Accepted Answer · 2026-04-25T16:31:53.866Z

Hey Ria, good to see you again. a) Find the values of $R$ and $k$. Step 1: Use the Remainder Theorem for division by $(x-1)$. Given that $p(x)$ leaves a remainder of $R$ when divided by $(x-1)$, we have $p(1) = R$. Substitute $x=1$ into $p(x) = x^3 + kx^2 - x + 12$: $$p(1) = (1)^3 + k(1)^2 - (1) + 12$$ $$R = 1 + k - 1 + 12$$ $$R = k + 12 \quad (*)$$ Step 2: Use the Remainder Theorem for division by $(x-4)$. Given that $p(x)$ leaves a remainder of $8R$ when divided by $(x-4)$, we have $p(4) = 8R$. Substitute $x=4$ into $p(x) = x^3 + kx^2 - x + 12$: $$p(4) = (4)^3 + k(4)^2 - (4) + 12$$ $$8R = 64 + 16k - 4 + 12$$ $$8R = 16k + 72 \quad (**)$$ Step 3: Solve the system of equations for $R$ and $k$. Substitute equation $()$ into equation $(*)$: $$8(k + 12) = 16k + 72$$ $$8k + 96 = 16k + 72$$ $$96 - 72 = 16k - 8k$$ $$24 = 8k$$ $$k = \frac{24}{8}$$ $$k = 3$$ Now substitute $k=3$ back into equation $(*)$ to find $R$: $$R = 3 + 12$$ $$R = 15$$ The values are $\boxed{R=15, k=3}$. b) Show that $(x+4)$ is a factor of $p(x)$. Step 1: Update $p(x)$ with the value of $k$. Using $k=3$, the polynomial is $p(x) = x^3 + 3x^2 - x + 12$. Step 2: Apply the Factor Theorem.

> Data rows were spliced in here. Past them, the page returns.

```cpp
__global__ __launch_bounds__(kDictThreads)
void dict_match_kernel(const uint8_t* __restrict__ in,
                       const uint64_t* __restrict__ in_off,
                       uint32_t n_blocks, uint32_t window,
                       const uint8_t* __restrict__ dict, uint32_t D,
                       const uint32_t* __restrict__ dsorted,
                       uint32_t* __restrict__ match, uint64_t slots) {
    __shared__ __attribute__((aligned(16))) DictLds lds;
    const uint32_t tid = threadIdx.x;
    if (D == 0 || D >= (uint32_t)kMaxWindow) { return; }
    const uint32_t cnt = D >= 3 ? D - 2 : 0u;
    {
        const bool aligned = (reinterpret_cast<uintptr_t>(dict) & 15u) == 0;
        const uint32_t groups = aligned ? D / 16u : 0u;
        for (uint32_t g = tid; g < groups; g += (uint32_t)kDictThreads) {
            reinterpret_cast<uint4*>(lds.byte)[g] = reinterpret_cast<const uint4*>(dict)[g];
        }
        for (uint32_t k = groups * 16u + tid; k < (uint32_t)kMaxWindow; k += (uint32_t)kDictThreads) {
            lds.byte[k] = k < D ? dict[k] : (uint8_t)0;
        }
        const uint32_t quads = (cnt + 3u) / 4u;
        for (uint32_t g = tid; g < quads; g += (uint32_t)kDictThreads) {
            const uint4 v = reinterpret_cast<const uint4*>(dsorted)[g];
            SortCntPair* const two = reinterpret_cast<SortCntPair*>(lds.rank) + 2u * g;
            two[0] = (v.x & 0xFFFFu) | (v.y << 16);
            two[1] = (v.z & 0xFFFFu) | (v.w << 16);
        }
    }
    __syncthreads();
    auto lds_u32 = [&](uint32_t at) { return reinterpret_cast<const U32u*>(lds.byte + at)->v; };
    auto dkey = [&](uint32_t p) { return __builtin_bswap32(lds_u32(p)) >> 8; };
    const uint32_t reach = window - 1u;

    for (uint32_t b = blockIdx.x; b < n_blocks; b += gridDim.x) {
        if (in_off[b + 1] > slots) { continue; }
        const uint8_t* src = in + in_off[b];
        const uint64_t bytes = in_off[b + 1] - in_off[b];
        if (bytes < 3) { continue; }
        uint32_t* M = match + in_off[b];
        const uint64_t upto = bytes - 2 < (uint64_t)reach ? bytes - 2 : (uint64_t)reach;
        for (uint32_t i = tid; i < (uint32_t)upto; i += (uint32_t)kDictThreads) {
            const uint64_t left = bytes - i;
            const uint32_t cap = left < (uint64_t)kLenMax ? (uint32_t)left : (uint32_t)kLenMax;
            uint32_t best = M[i] >> 16;
            if (best >= cap) { continue; }
            const uint32_t q_min = D + i > reach ? D + i - reach : 0u;
            auto vbyte = [&](uint32_t v) { return v < D ? lds.byte[v] : src[v - D]; };
            auto extend = [&](uint32_t q) {
                const uint32_t in_d = D - q < cap ? D - q : cap;
                uint32_t k = 0;
                while (k < in_d) {
                    if (k + 4 <= in_d) {
                        const uint32_t x = lds_u32(q + k) ^ load_u32_unaligned(src + i + k);
                        if (x != 0) { return k + ((uint32_t)__builtin_ctz(x) >> 3); }
                        k += 4;
                    } else {
                        if (lds.byte[q + k] != src[i + k]) { return k; }
                        k++;
                    }
                }
                while (k < cap) {
                    const uint32_t s = q + k - D;
                    if (k + 4 <= cap) {
                        const uint32_t x = load_u32_unaligned(src + s) ^ load_u32_unaligned(src + i + k);
                        if (x != 0) { return k + ((uint32_t)__builtin_ctz(x) >> 3); }
                        k += 4;
                    } else {
                        if (src[s] != src[i + k]) { return k; }
                        k++;
                    }
                }
                return k;
            };
            uint32_t dist = 0;
            uint8_t own_next = best >= (uint32_t)kLenMin ? src[i + best] : (uint8_t)0;
            auto consider = [&](uint32_t q) {
                if (best >= (uint32_t)kLenMin && vbyte(q + best) != own_next) { return; }
                const uint32_t len = extend(q);
                if (len >= (uint32_t)kLenMin && len > best) {
                    best = len; dist = D + i - q;
                    if (best < cap) { own_next = src[i + best]; }
                }
            };
            if (D - 1u >= q_min) { consider(D - 1u); }
            if (D >= 2u && D - 2u >= q_min && best < cap) { consider(D - 2u); }
            if (cnt != 0 && best < cap) {
                const uint32_t key = sort_key(src, bytes, i);
                uint32_t lo = 0, hi = cnt;
                while (lo < hi) {
                    const uint32_t mid = lo + ((hi - lo) >> 1);
                    if (dkey(lds.rank[mid]) <= key) { lo = mid + 1; } else { hi = mid; }
                }
                uint32_t end = lo;
                lo = 0; hi = end;
                while (lo < hi) {
                    const uint32_t mid = lo + ((hi - lo) >> 1);
                    if (dkey(lds.rank[mid]) < key) { lo = mid + 1; } else { hi = mid; }
                }
                const uint32_t begin = lo;
                while (end > begin && best < cap) {
                    const uint32_t q = lds.rank[--end];
                    if (q < q_min) { break; }
                    consider(q);
                }
            }
            if (dist != 0) { M[i] = (best << 16) | dist; }
        }
    }
}

void launch_index_sort(const uint8_t* in, const uint64_t* in_off, uint32_t n_blocks,
                       uint32_t* buf_a, uint32_t* buf_b, uint64_t slots,
                       hipStream_t stream) {
    if (n_blocks == 0) { return; }
    hipLaunchKernelGGL(index_sort_kernel, dim3(n_blocks), dim3(kSortThreads), 0, stream,
                       in, in_off, n_blocks, buf_a, buf_b, slots);
}

void launch_index_match(const uint8_t* in, const uint64_t* in_off, uint32_t n_blocks,
                        uint32_t window, const uint32_t* sorted, uint32_t* match,
                        uint32_t match_groups, uint64_t slots, hipStream_t stream) {
    if (n_blocks == 0) { return; }
    if (match_groups < 1) { match_groups = 1; }
    const uint32_t rounded = (n_blocks + (uint32_t)kXcds - 1) / (uint32_t)kXcds * (uint32_t)kXcds;
    while ((uint64_t)match_groups * rounded > 0x7FFFFFFFull) { match_groups = (match_groups + 1) / 2; }
    hipLaunchKernelGGL(index_match_kernel, dim3(rounded * match_groups), dim3(256), 0, stream,
                       in, in_off, n_blocks, window, sorted, match, match_groups, slots);
}

void launch_index_parse(const uint8_t* in, const uint64_t* in_off, uint32_t n_blocks,
                        const uint32_t* match, uint32_t* tokens, uint32_t* tok_count,
                        uint64_t slots, hipStream_t stream) {
    if (n_blocks == 0) { return; }
    hipLaunchKernelGGL(index_parse_kernel<false>, dim3(n_blocks), dim3(kWave), 0, stream,
                       in, in_off, n_blocks, match, tokens, tok_count, slots);
}

void launch_index_parse_lazy(const uint8_t* in, const uint64_t* in_off, uint32_t n_blocks,
                             const uint32_t* match, uint32_t* tokens, uint32_t* tok_count,
                             uint64_t slots, hipStream_t stream) {
    if (n_blocks == 0) { return; }
    hipLaunchKernelGGL(index_parse_kernel<true>, dim3(n_blocks), dim3(kWave), 0, stream,
                       in, in_off, n_blocks, match, tokens, tok_count, slots);
}

void launch_dict_match(const uint8_t* in, const uint64_t* in_off, uint32_t n_blocks, uint32_t window,
                       const uint8_t* dict, uint32_t dict_bytes, const uint32_t* dict_sorted,
                       uint32_t* match, uint64_t slots, hipStream_t stream) {
    if (n_blocks == 0) { return; }
    const uint32_t grid = n_blocks < 1024u ? n_blocks : 1024u;
    hipLaunchKernelGGL(dict_match_kernel, dim3(grid), dim3(kDictThreads), 0, stream,
                       in, in_off, n_blocks, window, dict, dict_bytes, dict_sorted, match, slots);
}

}
```

Baseline: 15140 MB/s.

## Software-pipeline sorted-position and 16-byte loads in index match kernel

Restructures the match kernel's page loop so the sorted position and 16-byte window for the next page (and the position two pages ahead) are fetched before the current page is processed. The loads become single 128-bit loads clamped to the block tail, with a byte shift for lanes near the end, replacing the per-word and byte-loop loads. The candidate loops replace done/deferred branching with predicated boolean updates and 64-bit XOR/ctz comparisons, and invalid tail lanes now write a duplicate word instead of branching. The aim is to hide global-load latency and cut divergence, at the cost of more live registers and extra code for small blocks and the tail.

```diff
diff --git a/sqz_amd/csrc/lz77_index.hip b/sqz_amd/csrc/lz77_index.hip
--- a/sqz_amd/csrc/lz77_index.hip
+++ b/sqz_amd/csrc/lz77_index.hip
@@ -286,6 +286,30 @@
                (unsigned long long)sec.t[5], (unsigned long long)sec.t[6]);
     }
 #endif
+}
+
+struct __attribute__((packed)) U128u { uint32_t w[4]; };
+
+struct MatchSec {
+#ifdef SQZ_STATS
+    uint64_t t[4] = {0, 0, 0, 0};
+    uint64_t last = 0;
+#endif
+};
+#ifdef SQZ_STATS
+#define MATCH_SEC(s, k) SORT_SEC(s, k)
+#define MATCH_SEC_LOADS(s, k) SORT_SEC_LOADS(s, k)
+#else
+#define MATCH_SEC(s, k)
+#define MATCH_SEC_LOADS(s, k)
+#endif
+
+__device__ __forceinline__ void drop_bytes(uint32_t& w0, uint32_t& w1, uint32_t& w2, uint32_t& w3, uint32_t k) {
+    uint64_t lo = ((uint64_t)w1 << 32) | w0, hi = ((uint64_t)w3 << 32) | w2;
+    const uint32_t s = 8u * k;
+    if (s >= 64u) { lo = hi >> (s - 64u); hi = 0; }
+    else if (s != 0u) { lo = (lo >> s) | (hi << (64u - s)); hi >>= s; }
+    w0 = (uint32_t)lo; w1 = (uint32_t)(lo >> 32); w2 = (uint32_t)hi; w3 = (uint32_t)(hi >> 32);
 }
 
 __global__ __launch_bounds__(256)
@@ -314,192 +338,229 @@
     const uint32_t wave_id = group * (blockDim.x / (uint32_t)kWave) + (threadIdx.x - (uint32_t)lane) / (uint32_t)kWave;
     const uint32_t page_lo = wave_id * per_wave;
     const uint32_t page_hi = page_lo + per_wave < pages ? page_lo + per_wave : pages;
-    auto load16 = [&](uint32_t at, uint32_t& w0, uint32_t& w1, uint32_t& w2, uint32_t& w3) {
-        if (at + 16 <= n) {
-            w0 = load_u32_unaligned(src + at); w1 = load_u32_unaligned(src + at + 4);
-            w2 = load_u32_unaligned(src + at + 8); w3 = load_u32_unaligned(src + at + 12);
-        } else {
-            uint32_t w[4] = {0, 0, 0, 0};
-            for (uint32_t k = 0; k < 16 && at + k < n; k++) { w[k >> 2] |= (uint32_t)src[at + k] << (8 * (k & 3)); }
-            w0 = w[0]; w1 = w[1]; w2 = w[2]; w3 = w[3];
-        }
+    if (page_lo >= page_hi) { return; }
+    MatchSec sec;
+#ifdef SQZ_STATS
+    sec.last = __builtin_readcyclecounter();
+    const uint64_t sec_begin = sec.last;
+#endif
+    auto walk = [&](const uint32_t q_from, const uint32_t i, const uint32_t key, const uint32_t cap, const uint32_t reach,
+                    uint32_t& best, uint32_t& dist) __attribute__((always_inline)) {
+        if (q_from == 0 || best >= cap) { return; }
+        auto inside = [&](uint32_t r) {
+            const uint32_t p = S[r];
+            if (p + 4 > n) { return false; }
+            return (load_u32_unaligned(src + p) & 0x00FFFFFFu) == key && i - p <= reach;
+        };
+        uint32_t q_lo;
+        {
+            uint32_t d = 4, bad = 0, good = q_from;
+            bool open = true;
+            while (open) {
+                if (d >= q_from) { bad = 0; open = false; if (inside(0)) { good = 0; } else { bad = 1; } }
+                else if (inside(q_from - d)) { good = q_from - d; d <<= 1; }
+                else { bad = q_from - d + 1; open = false; }
+            }
+            uint32_t lo = bad, hi = good;
+            while (lo < hi) {
+                const uint32_t mid = lo + ((hi - lo) >> 1);
+                if (inside(mid)) { hi = mid; } else { lo = mid + 1; }
+            }
+            q_lo = lo;
+        }
+        uint8_t own_next = best >= (uint32_t)kLenMin ? src[i + best] : (uint8_t)0;
+        for (uint32_t q = q_from; q > q_lo && best < cap; ) {
+            q--;
+            const uint32_t p = S[q];
+            if (best >= (uint32_t)kLenMin && src[p + best] != own_next) { continue; }
+            uint32_t k = 3;
+            while (k < cap) {
+                if (i + k + 4 <= n) {
+                    const uint32_t x = load_u32_unaligned(src + p + k) ^ load_u32_unaligned(src + i + k);
+                    if (x != 0) { k += (uint32_t)__builtin_ctz(x) >> 3; break; }
+                    k += 4;
+                } else {
+                    if (src[p + k] != src[i + k]) { break; }
+                    k++;
+                }
+            }
+            if (k > cap) { k = cap; }
+            if (k > best) {
+                best = k; dist = i - p;
+                if (best < cap) { own_next = src[i + best]; }
+            }
+        }
+    };
+    if (n < 16u) {
+        if ((uint32_t)lane < count) {
+            const uint32_t i = S[lane];
+            const uint32_t key = (uint32_t)src[i] | ((uint32_t)src[i + 1] << 8) | ((uint32_t)src[i + 2] << 16);
+            const uint32_t cap = n - i;
+            const uint32_t reach = i < window - 1 ? i : window - 1;
+            uint32_t best = 0, dist = 0;
+            walk((uint32_t)lane, i, key, cap, reach, best, dist);
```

For $(x+4)$ to be a factor of $p(x)$, we must show that $p(-4) = 0$. Substitute $x=-4$ into $p(x)$: $$p(-4) = (-4)^3 + 3(-4)^2 - (-4) + 12$$ $$p(-4) = -64 + 3(16) + 4 + 12$$ $$p(-4) = -64 + 48 + 4 + 12$$ $$p(-4) = -64 + 64$$ $$p(-4) = 0$$ Since $p(-4) = 0$, by the Factor Theorem, $(x+4)$ is a factor of $p(x)$. Send me the next one 📸

Given that p(x) leaves a remainder of R when divided by (x-1), we have p(1) = R.